* DIRECTIONS FOR THIS TASK: The result must match the data exactly, line for line.

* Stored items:
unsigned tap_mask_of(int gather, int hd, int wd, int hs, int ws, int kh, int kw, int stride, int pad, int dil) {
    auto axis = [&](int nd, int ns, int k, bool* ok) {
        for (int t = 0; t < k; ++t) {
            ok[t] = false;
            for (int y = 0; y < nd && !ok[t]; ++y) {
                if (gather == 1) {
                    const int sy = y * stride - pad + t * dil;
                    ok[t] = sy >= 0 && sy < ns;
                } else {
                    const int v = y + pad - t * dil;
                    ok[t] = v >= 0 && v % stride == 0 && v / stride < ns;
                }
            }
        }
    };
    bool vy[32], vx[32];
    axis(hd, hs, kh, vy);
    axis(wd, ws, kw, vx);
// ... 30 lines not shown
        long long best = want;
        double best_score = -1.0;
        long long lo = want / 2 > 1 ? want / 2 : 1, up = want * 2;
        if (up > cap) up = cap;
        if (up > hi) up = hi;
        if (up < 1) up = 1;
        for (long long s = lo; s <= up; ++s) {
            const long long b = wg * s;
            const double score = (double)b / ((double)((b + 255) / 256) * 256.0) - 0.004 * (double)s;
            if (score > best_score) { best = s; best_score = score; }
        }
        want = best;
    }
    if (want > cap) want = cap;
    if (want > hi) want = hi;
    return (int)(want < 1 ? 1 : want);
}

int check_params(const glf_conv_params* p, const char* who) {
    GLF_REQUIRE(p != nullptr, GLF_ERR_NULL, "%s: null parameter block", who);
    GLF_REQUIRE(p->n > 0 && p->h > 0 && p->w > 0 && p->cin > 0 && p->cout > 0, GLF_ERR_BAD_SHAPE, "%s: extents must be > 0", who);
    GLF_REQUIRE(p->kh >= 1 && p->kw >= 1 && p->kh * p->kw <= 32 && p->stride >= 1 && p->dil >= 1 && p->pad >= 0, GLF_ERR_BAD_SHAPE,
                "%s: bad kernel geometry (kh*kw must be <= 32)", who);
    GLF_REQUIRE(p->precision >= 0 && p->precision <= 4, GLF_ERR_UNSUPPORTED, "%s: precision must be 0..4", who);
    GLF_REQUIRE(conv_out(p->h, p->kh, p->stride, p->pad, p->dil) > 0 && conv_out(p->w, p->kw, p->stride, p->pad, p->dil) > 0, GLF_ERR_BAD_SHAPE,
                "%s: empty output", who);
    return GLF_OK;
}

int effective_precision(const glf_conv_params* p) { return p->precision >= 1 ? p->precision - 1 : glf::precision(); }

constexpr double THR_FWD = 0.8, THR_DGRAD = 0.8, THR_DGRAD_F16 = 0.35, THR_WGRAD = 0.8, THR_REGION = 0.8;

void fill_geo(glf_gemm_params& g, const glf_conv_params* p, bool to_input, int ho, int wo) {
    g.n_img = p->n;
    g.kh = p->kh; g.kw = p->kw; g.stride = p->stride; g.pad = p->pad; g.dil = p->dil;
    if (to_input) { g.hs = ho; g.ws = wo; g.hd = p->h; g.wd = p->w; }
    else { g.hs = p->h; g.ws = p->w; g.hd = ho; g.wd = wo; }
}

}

* EXPECTED ANSWER:
unsigned tap_mask_of(int gather, int hd, int wd, int hs, int ws, int kh, int kw, int stride, int pad, int dil) {
    auto axis = [&](int nd, int ns, int k, bool* ok) {
        for (int t = 0; t < k; ++t) {
            ok[t] = false;
            for (int y = 0; y < nd && !ok[t]; ++y) {
                if (gather == 1) {
                    const int sy = y * stride - pad + t * dil;
                    ok[t] = sy >= 0 && sy < ns;
                } else {
                    const int v = y + pad - t * dil;
                    ok[t] = v >= 0 && v % stride == 0 && v / stride < ns;
                }
            }
        }
    };
    bool vy[32], vx[32];
    axis(hd, hs, kh, vy);
    axis(wd, ws, kw, vx);
// ... 30 lines not shown
        long long best = want;
        double best_score = -1.0;
        long long lo = want / 2 > 1 ? want / 2 : 1, up = want * 2;
        if (up > cap) up = cap;
        if (up > hi) up = hi;
        if (up < 1) up = 1;
        for (long long s = lo; s <= up; ++s) {
            const long long b = wg * s;
            const double score = (double)b / ((double)((b + 255) / 256) * 256.0) - 0.004 * (double)s;
            if (score > best_score) { best = s; best_score = score; }
        }
        want = best;
    }
    if (want > cap) want = cap;
    if (want > hi) want = hi;
    return (int)(want < 1 ? 1 : want);
}

int check_params(const glf_conv_params* p, const char* who) {
    GLF_REQUIRE(p != nullptr, GLF_ERR_NULL, "%s: null parameter block", who);
    GLF_REQUIRE(p->n > 0 && p->h > 0 && p->w > 0 && p->cin > 0 && p->cout > 0, GLF_ERR_BAD_SHAPE, "%s: extents must be > 0", who);
    GLF_REQUIRE(p->kh >= 1 && p->kw >= 1 && p->kh * p->kw <= 32 && p->stride >= 1 && p->dil >= 1 && p->pad >= 0, GLF_ERR_BAD_SHAPE,
                "%s: bad kernel geometry (kh*kw must be <= 32)", who);
    GLF_REQUIRE(p->precision >= 0 && p->precision <= 4, GLF_ERR_UNSUPPORTED, "%s: precision must be 0..4", who);
    GLF_REQUIRE(conv_out(p->h, p->kh, p->stride, p->pad, p->dil) > 0 && conv_out(p->w, p->kw, p->stride, p->pad, p->dil) > 0, GLF_ERR_BAD_SHAPE,
                "%s: empty output", who);
    return GLF_OK;
}

int effective_precision(const glf_conv_params* p) { return p->precision >= 1 ? p->precision - 1 : glf::precision(); }

constexpr double THR_FWD = 0.8, THR_DGRAD = 0.8, THR_DGRAD_F16 = 0.35, THR_WGRAD = 0.8, THR_REGION = 0.8;

void fill_geo(glf_gemm_params& g, const glf_conv_params* p, bool to_input, int ho, int wo) {
    g.n_img = p->n;
    g.kh = p->kh; g.kw = p->kw; g.stride = p->stride; g.pad = p->pad; g.dil = p->dil;
    if (to_input) { g.hs = ho; g.ws = wo; g.hd = p->h; g.wd = p->w; }
    else { g.hs = p->h; g.ws = p->w; g.hd = ho; g.wd = wo; }
}

}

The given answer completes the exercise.